What: Well, someone had to do the walk of shame! And they might actually like it.
Ratiing: PG-13 for a bra and some glossed overness.
The morning after one drinks copious amounts of alcohol, one tends to wake up with a mouth feeling like they'd swallowed the contents of a ash tray in a biker bar, if it'd had half a room temp beer poured in it, and maybe a few crumbs of a greasy pork sandwich rolled in it, for good measure. It usually involved sucking down mass quantities of black coffee, more alcohol, or energy drinks to get past the slump. One just wakes up, drags themselves to the bathroom, does their business, and tried to slog through the rest of the day. Like a zombie.

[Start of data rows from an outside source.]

diff --git a/realise_amd/_capi.py b/realise_amd/_capi.py
--- a/realise_amd/_capi.py
+++ b/realise_amd/_capi.py
@@ -106,6 +106,7 @@
     "realise_layernorm_bwd_ex": (_I, [_P, _P, _P, _P, _P, _P, _P, C.c_uint32, C.c_uint32, C.c_float, _P, _P, _P, _I, _I]),
     "realise_layernorm_fwd_live": (_I, [_P, _P, _P, _P, C.c_float, _P, _P, _P, _P, _I, _I]),
     "realise_layernorm_bwd_live": (_I, [_P, _P, _P, _P, _P, _P, _P, C.c_uint32, C.c_uint32, C.c_float, _P, _P, _P, _P, _I, _I]),
+    "realise_layernorm_bwd_indrop": (_I, [_P, _P, _P, _P, _P, _P, C.c_uint32, C.c_uint32, C.c_float, _P, _P, _P, _P, _I, _I]),
     "realise_batchnorm_stats_ex": (_I, [_P, _P, _I, _I, _I, _P, _I, _P, _P, C.c_float, C.c_float] + [_P] * 9),
     "realise_batchnorm_bwd_ex": (_I, [_P, _P, _P, _I, _I, _I, _P, _I] + [_P] * 7 + [_P] * 7 + [_P, _P]),
     "realise_debug_bn_plan": (_I, [_I, _I, _I, _I, _I, _I, C.POINTER(BnPlan)]),
@@ -132,6 +133,7 @@
     "realise_masked_ce": (_I, [_P, _I, _P, _L, _P, _P, _I, _I, _P, _P, _P]),
     "realise_gru_step_fwd": (_I, [_P, _I, C.POINTER(GruStep)]),
     "realise_gru_step_bwd": (_I, [_P, _I, C.POINTER(GruStep)]),
+    "realise_gru_step_fused": (_I, [_P, C.POINTER(GruStep), _P, _P]),
     "realise_gate_fwd": (_I, [_P, _I, C.POINTER(Gate)]),
     "realise_gate_bwd": (_I, [_P, _I, C.POINTER(Gate)]),
     "realise_gate_softmax_fwd": (_I, [_P, _I, C.POINTER(Gate)]),
diff --git a/realise_amd/csrc/capi.hip b/realise_amd/csrc/capi.hip
--- a/realise_amd/csrc/capi.hip
+++ b/realise_amd/csrc/capi.hip
@@ -181,7 +181,7 @@
   if (key == 0) set_ln_fast(value); else if (key == 1) set_ln_bwd_blocks(value); else if (key == 2) set_bn_fast(value); else if (key == 3) set_bn_chunks(value); else if (key == 4) set_ce_fast(value); else if (key == 5) set_ln_v2(value); else if (key == 6) set_adamw_reg(value);
 }
 void realise_set_engine(int key, int value) { if (key == 0) set_fwd_order(value); else if (key >= 1 && key <= 3) set_stream_priority(key - 1, value); else if (key == 4) set_cls_compact(value); else if (key == 5) set_skip_dead(value); else if (key == 6) set_cls_splitk(value); else if (key == 9) set_gru_fuse(value); else if (key == 10) set_live_rows(value); else if (key == 13) set_glyph_fuse(value); else if (key == 14) set_bn_fold(value); else if (key == 15) set_opt_pipe(value); }
-void realise_set_nt8p(int key, int value) { if (key == 0) set_nt8p_order(value); else if (key == 1) set_nt8p_wgs(value); else if (key == 3) set_nt8_live_gc(value); }
+void realise_set_nt8p(int key, int value) { if (key == 0) set_nt8p_order(value); else if (key == 1) set_nt8p_wgs(value); else if (key == 3) set_nt8_live_gc(value); else if (key == 4) set_nt8_mdev_split(value); }
 void realise_set_tn_split(int n) { set_tn_split(n); }
 void realise_set_wgrad_group(int on) { set_wgrad_group(on); }
 void realise_set_dgrad_parity(int on) { set_dgrad_parity(on); }
@@ -236,6 +236,13 @@
   return ln_bwd<bf16_t>((hipStream_t)stream, to_ln_bwd<bf16_t>(dy, xhat, rstd, gamma, dx, dgamma, dbeta, rows, H, dx_drop,
                                                                DropParams{drop_seed, drop_thresh, drop_scale}, slots, row_live));
 }
+int realise_layernorm_bwd_indrop(void* stream, const void* dy, const void* xhat, const float* rstd, const float* gamma, void* dx,
+                                 uint32_t in_seed, uint32_t in_thresh, float in_scale, float* dgamma, float* dbeta, float* slots,
+                                 const uint8_t* row_live, int rows, int H) {
+  LnBwdArgs<bf16_t> a = to_ln_bwd<bf16_t>(dy, xhat, rstd, gamma, dx, dgamma, dbeta, rows, H, nullptr, DropParams(), slots, row_live);
+  a.in_drop = DropParams{in_seed, in_thresh, in_scale};
+  return ln_bwd<bf16_t>((hipStream_t)stream, a);
+}
 int realise_build_pho(void* stream, const int64_t* src_idx, int T, const int64_t* table, const int32_t* vlens, int V, int Tw,
                       int64_t* pho_idx, int32_t* perm, int32_t* lens_sorted, int32_t* n_alive_dev) {
   if (!src_idx || !table || !vlens || !pho_idx || !perm || !lens_sorted || !n_alive_dev) return RL_ERR_ARG;
@@ -266,6 +273,14 @@
 int realise_gru_step_bwd(void* stream, int dtype, const realise_gru_step* a) {
   if (!a) return RL_ERR_ARG;
   RL_BY_DTYPE(0, gru_step_bwd<E>((hipStream_t)stream, to_gru<E>(a)));
+}
+int realise_gru_step_fused(void* stream, const realise_gru_step* a, const void* w_hh, const int* rows_dev) {
+  if (!a || !w_hh || !a->h_prev || !a->h_new || !a->out || a->n_alive < 1 || a->H < 64) return RL_ERR_ARG;
+  EpiParams<bf16_t> ep; ep.mode = EPI_STORE; ep.out = (bf16_t*)a->h_new; ep.ldo = a->H; ep.bias = a->b_hh; ep.m_dev = rows_dev;
+  ep.gru_table = a->table; ep.gru_pho_idx = a->pho_idx; ep.gru_perm = a->perm; ep.gru_lens = a->lens;
+  ep.gru_hprev = (const bf16_t*)a->h_prev; ep.gru_rzn = (bf16_t*)a->rzn; ep.gru_gh = (bf16_t*)a->gh; ep.gru_out = (bf16_t*)a->out;
+  ep.gru_Tp = a->Tp; ep.gru_t = a->t;
+  return gemm_nt8_gru((hipStream_t)stream, (const bf16_t*)a->h_prev, a->H, (const bf16_t*)w_hh, a->H, a->n_alive, 3 * a->H, a->H, ep);
 }
 int realise_gate_fwd(void* stream, int dtype, const realise_gate* a) {
   if (!a) return RL_ERR_ARG;
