# xinjuezou-whi/Open_Duck_Playground

Measured on AMD Instinct MI355X. Metric: env steps/sec (all envs) open_duck_mini_v2 flat, 4096 envs, 1/2/4/8 GPUs, higher is better.
Workload: dtype f32; 1 GPU; C2: flat_terrain, no imitation, 4096 envs per GPU, episode_length 1000 + auto-reset; envs_per_gpu=4096, total_envs=4096, substeps=10, parallelism=env-shard x1, step_kernel=throughput

## Files before the change

### open_duck_playground_amd/csrc/duck_lspairs.h

```cpp
#pragma once
#include "duck_math.h"

typedef float f2v __attribute__((ext_vector_type(2)));

DK float ls_flag_select(float x) { return x < 0.0f ? 1.0f : 0.0f; }
DK float ls_flag_sat(float x) { return __builtin_amdgcn_fmed3f(x * -0x1p127f, 0.0f, 1.0f); }
template <bool SAT>
DK float ls_flag(float x) {
  return SAT ? ls_flag_sat(x) : ls_flag_select(x);
}

template <class Md>
constexpr bool ls_pairs() {
#ifdef DUCK_SCALAR_TWINS
  return false;
#else
  return !(Md::FLOOR_TYPE == 1 && Md::NLIM <= 16);
#endif
}
```

### open_duck_playground_amd/csrc/duck_team.h

```cpp
#pragma once
#include <utility>

#include "duck_ldlpairs.h"
#include "duck_lspairs.h"
#include "duck_mcols.h"
#include "duck_physics.h"

constexpr int TEAM = 16;
constexpr int TEAM_WG = 16;
constexpr int TPB = TEAM * TEAM_WG;
typedef __attribute__((address_space(3))) int lds_int;
typedef float f4v __attribute__((ext_vector_type(4)));
typedef __attribute__((address_space(3))) f4v lds_f4;

DK float frcp(float x) { return __builtin_amdgcn_rcpf(x); }
DK float vsel(unsigned long long m, float t, float f) {
  float r;
  asm("v_cndmask_b32_e64 %0, %1, %2, %3" : "=v"(r) : "v"(f), "v"(t), "s"(m));
  return r;
}
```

So that is what Christine did, reliving some of her worst moments of high school drinking on Saturday nights, and trying to hide it from her mom (and her current boyfriend of the week) in the morning. Christine rolled out of bed, wondered why it felt like there was a draft, and headed to the bathroom. At least she wasn't puking! That was major bonus points. She bumped into everything in the bathroom while she was in there, stared at herself in the mirror like she didn't recognize the person there, and wandered right back to bed. Bloop. In she goes. Not even noticing any nudity or nothing. There. Curled up, all better. Even her butt was smushed against something warm, which was nicer. Yay, buttwarmer! It didn't immediately click that it was another person in bed with her, because that? To Christine? Just never happened. Most other people were smart enough to vacate before 9am, and some in varying states of terror.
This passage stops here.